*** Opening of Records supplied ***

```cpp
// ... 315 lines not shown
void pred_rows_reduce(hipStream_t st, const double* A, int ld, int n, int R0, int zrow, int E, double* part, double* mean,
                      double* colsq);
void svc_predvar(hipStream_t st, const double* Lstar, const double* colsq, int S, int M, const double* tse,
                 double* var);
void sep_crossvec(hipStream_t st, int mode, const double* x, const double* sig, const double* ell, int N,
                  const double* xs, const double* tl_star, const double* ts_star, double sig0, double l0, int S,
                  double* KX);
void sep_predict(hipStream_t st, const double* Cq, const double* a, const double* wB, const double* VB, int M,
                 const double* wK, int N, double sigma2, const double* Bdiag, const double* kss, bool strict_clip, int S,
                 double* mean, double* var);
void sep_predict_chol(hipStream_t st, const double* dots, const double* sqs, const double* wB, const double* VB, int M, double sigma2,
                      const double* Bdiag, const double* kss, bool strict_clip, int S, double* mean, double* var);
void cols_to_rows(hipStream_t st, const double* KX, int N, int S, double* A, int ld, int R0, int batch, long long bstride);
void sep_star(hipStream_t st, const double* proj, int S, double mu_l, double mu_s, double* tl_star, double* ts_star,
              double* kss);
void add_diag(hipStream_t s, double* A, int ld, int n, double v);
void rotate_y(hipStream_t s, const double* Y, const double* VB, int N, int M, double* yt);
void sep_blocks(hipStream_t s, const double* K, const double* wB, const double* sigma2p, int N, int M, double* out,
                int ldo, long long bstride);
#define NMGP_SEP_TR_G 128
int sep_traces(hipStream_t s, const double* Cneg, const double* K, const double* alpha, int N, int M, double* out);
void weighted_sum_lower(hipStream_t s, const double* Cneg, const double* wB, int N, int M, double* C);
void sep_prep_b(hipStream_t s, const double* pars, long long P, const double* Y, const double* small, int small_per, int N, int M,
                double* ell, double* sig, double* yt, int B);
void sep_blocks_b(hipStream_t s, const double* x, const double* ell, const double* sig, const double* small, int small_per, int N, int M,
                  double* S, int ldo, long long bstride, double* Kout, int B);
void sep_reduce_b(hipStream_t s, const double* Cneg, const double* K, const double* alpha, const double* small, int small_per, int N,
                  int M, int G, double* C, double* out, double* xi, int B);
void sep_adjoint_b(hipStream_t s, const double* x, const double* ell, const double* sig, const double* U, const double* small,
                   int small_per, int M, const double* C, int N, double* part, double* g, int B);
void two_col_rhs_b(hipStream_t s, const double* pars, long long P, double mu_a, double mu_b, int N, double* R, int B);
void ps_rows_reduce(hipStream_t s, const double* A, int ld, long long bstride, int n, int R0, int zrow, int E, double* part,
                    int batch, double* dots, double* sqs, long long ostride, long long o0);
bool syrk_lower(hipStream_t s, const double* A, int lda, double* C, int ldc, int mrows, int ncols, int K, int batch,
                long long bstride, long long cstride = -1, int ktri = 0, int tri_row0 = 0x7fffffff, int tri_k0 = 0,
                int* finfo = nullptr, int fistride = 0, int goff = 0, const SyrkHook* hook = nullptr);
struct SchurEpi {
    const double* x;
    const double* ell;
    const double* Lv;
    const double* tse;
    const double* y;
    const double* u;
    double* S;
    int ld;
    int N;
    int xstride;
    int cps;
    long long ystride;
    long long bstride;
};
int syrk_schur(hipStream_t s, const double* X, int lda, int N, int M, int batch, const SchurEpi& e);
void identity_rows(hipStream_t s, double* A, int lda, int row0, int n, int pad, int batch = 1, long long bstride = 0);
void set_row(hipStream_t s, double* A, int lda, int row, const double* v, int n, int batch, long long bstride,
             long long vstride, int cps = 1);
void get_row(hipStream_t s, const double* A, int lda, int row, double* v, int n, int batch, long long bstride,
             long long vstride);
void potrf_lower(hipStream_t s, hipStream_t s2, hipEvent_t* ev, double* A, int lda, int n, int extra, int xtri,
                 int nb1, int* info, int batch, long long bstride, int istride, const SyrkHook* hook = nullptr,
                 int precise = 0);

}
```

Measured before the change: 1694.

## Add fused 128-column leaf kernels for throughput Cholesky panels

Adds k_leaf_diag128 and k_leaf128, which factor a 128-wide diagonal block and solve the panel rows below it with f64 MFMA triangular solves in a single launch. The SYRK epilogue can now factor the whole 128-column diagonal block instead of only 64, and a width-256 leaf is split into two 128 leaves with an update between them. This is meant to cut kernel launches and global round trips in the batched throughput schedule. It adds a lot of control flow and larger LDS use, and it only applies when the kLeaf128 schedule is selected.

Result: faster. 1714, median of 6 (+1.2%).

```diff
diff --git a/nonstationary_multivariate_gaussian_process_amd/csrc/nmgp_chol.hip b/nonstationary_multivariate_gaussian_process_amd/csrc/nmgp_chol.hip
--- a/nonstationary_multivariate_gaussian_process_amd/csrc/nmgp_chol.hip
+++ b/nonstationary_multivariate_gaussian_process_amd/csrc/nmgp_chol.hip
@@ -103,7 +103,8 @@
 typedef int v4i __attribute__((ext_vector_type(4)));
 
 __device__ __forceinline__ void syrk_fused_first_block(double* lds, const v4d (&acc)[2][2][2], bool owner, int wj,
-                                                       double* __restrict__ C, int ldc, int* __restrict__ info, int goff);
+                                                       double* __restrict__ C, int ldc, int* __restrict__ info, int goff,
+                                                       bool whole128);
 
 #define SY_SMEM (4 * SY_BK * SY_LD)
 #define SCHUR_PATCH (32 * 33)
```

*** Close of Records supplied ***

Each line above must be printed exactly as it appears.

__Output below__:
```cpp
// ... 315 lines not shown
void pred_rows_reduce(hipStream_t st, const double* A, int ld, int n, int R0, int zrow, int E, double* part, double* mean,
                      double* colsq);
void svc_predvar(hipStream_t st, const double* Lstar, const double* colsq, int S, int M, const double* tse,
                 double* var);
void sep_crossvec(hipStream_t st, int mode, const double* x, const double* sig, const double* ell, int N,
                  const double* xs, const double* tl_star, const double* ts_star, double sig0, double l0, int S,
                  double* KX);
void sep_predict(hipStream_t st, const double* Cq, const double* a, const double* wB, const double* VB, int M,
                 const double* wK, int N, double sigma2, const double* Bdiag, const double* kss, bool strict_clip, int S,
                 double* mean, double* var);
void sep_predict_chol(hipStream_t st, const double* dots, const double* sqs, const double* wB, const double* VB, int M, double sigma2,
                      const double* Bdiag, const double* kss, bool strict_clip, int S, double* mean, double* var);
void cols_to_rows(hipStream_t st, const double* KX, int N, int S, double* A, int ld, int R0, int batch, long long bstride);
void sep_star(hipStream_t st, const double* proj, int S, double mu_l, double mu_s, double* tl_star, double* ts_star,
              double* kss);
void add_diag(hipStream_t s, double* A, int ld, int n, double v);
void rotate_y(hipStream_t s, const double* Y, const double* VB, int N, int M, double* yt);
void sep_blocks(hipStream_t s, const double* K, const double* wB, const double* sigma2p, int N, int M, double* out,
                int ldo, long long bstride);
#define NMGP_SEP_TR_G 128
int sep_traces(hipStream_t s, const double* Cneg, const double* K, const double* alpha, int N, int M, double* out);
void weighted_sum_lower(hipStream_t s, const double* Cneg, const double* wB, int N, int M, double* C);
void sep_prep_b(hipStream_t s, const double* pars, long long P, const double* Y, const double* small, int small_per, int N, int M,
                double* ell, double* sig, double* yt, int B);
void sep_blocks_b(hipStream_t s, const double* x, const double* ell, const double* sig, const double* small, int small_per, int N, int M,
                  double* S, int ldo, long long bstride, double* Kout, int B);
void sep_reduce_b(hipStream_t s, const double* Cneg, const double* K, const double* alpha, const double* small, int small_per, int N,
                  int M, int G, double* C, double* out, double* xi, int B);
void sep_adjoint_b(hipStream_t s, const double* x, const double* ell, const double* sig, const double* U, const double* small,
                   int small_per, int M, const double* C, int N, double* part, double* g, int B);
void two_col_rhs_b(hipStream_t s, const double* pars, long long P, double mu_a, double mu_b, int N, double* R, int B);
void ps_rows_reduce(hipStream_t s, const double* A, int ld, long long bstride, int n, int R0, int zrow, int E, double* part,
                    int batch, double* dots, double* sqs, long long ostride, long long o0);
bool syrk_lower(hipStream_t s, const double* A, int lda, double* C, int ldc, int mrows, int ncols, int K, int batch,
                long long bstride, long long cstride = -1, int ktri = 0, int tri_row0 = 0x7fffffff, int tri_k0 = 0,
                int* finfo = nullptr, int fistride = 0, int goff = 0, const SyrkHook* hook = nullptr);
struct SchurEpi {
    const double* x;
    const double* ell;
    const double* Lv;
    const double* tse;
    const double* y;
    const double* u;
    double* S;
    int ld;
    int N;
    int xstride;
    int cps;
    long long ystride;
    long long bstride;
};
int syrk_schur(hipStream_t s, const double* X, int lda, int N, int M, int batch, const SchurEpi& e);
void identity_rows(hipStream_t s, double* A, int lda, int row0, int n, int pad, int batch = 1, long long bstride = 0);
void set_row(hipStream_t s, double* A, int lda, int row, const double* v, int n, int batch, long long bstride,
             long long vstride, int cps = 1);
void get_row(hipStream_t s, const double* A, int lda, int row, double* v, int n, int batch, long long bstride,
             long long vstride);
void potrf_lower(hipStream_t s, hipStream_t s2, hipEvent_t* ev, double* A, int lda, int n, int extra, int xtri,
                 int nb1, int* info, int batch, long long bstride, int istride, const SyrkHook* hook = nullptr,
                 int precise = 0);

}
```

Measured before the change: 1694.

## Add fused 128-column leaf kernels for throughput Cholesky panels

Adds k_leaf_diag128 and k_leaf128, which factor a 128-wide diagonal block and solve the panel rows below it with f64 MFMA triangular solves in a single launch. The SYRK epilogue can now factor the whole 128-column diagonal block instead of only 64, and a width-256 leaf is split into two 128 leaves with an update between them. This is meant to cut kernel launches and global round trips in the batched throughput schedule. It adds a lot of control flow and larger LDS use, and it only applies when the kLeaf128 schedule is selected.

Result: faster. 1714, median of 6 (+1.2%).

```diff
diff --git a/nonstationary_multivariate_gaussian_process_amd/csrc/nmgp_chol.hip b/nonstationary_multivariate_gaussian_process_amd/csrc/nmgp_chol.hip
--- a/nonstationary_multivariate_gaussian_process_amd/csrc/nmgp_chol.hip
+++ b/nonstationary_multivariate_gaussian_process_amd/csrc/nmgp_chol.hip
@@ -103,7 +103,8 @@
 typedef int v4i __attribute__((ext_vector_type(4)));
 
 __device__ __forceinline__ void syrk_fused_first_block(double* lds, const v4d (&acc)[2][2][2], bool owner, int wj,
-                                                       double* __restrict__ C, int ldc, int* __restrict__ info, int goff);
+                                                       double* __restrict__ C, int ldc, int* __restrict__ info, int goff,
+                                                       bool whole128);
 
 #define SY_SMEM (4 * SY_BK * SY_LD)
 #define SCHUR_PATCH (32 * 33)
```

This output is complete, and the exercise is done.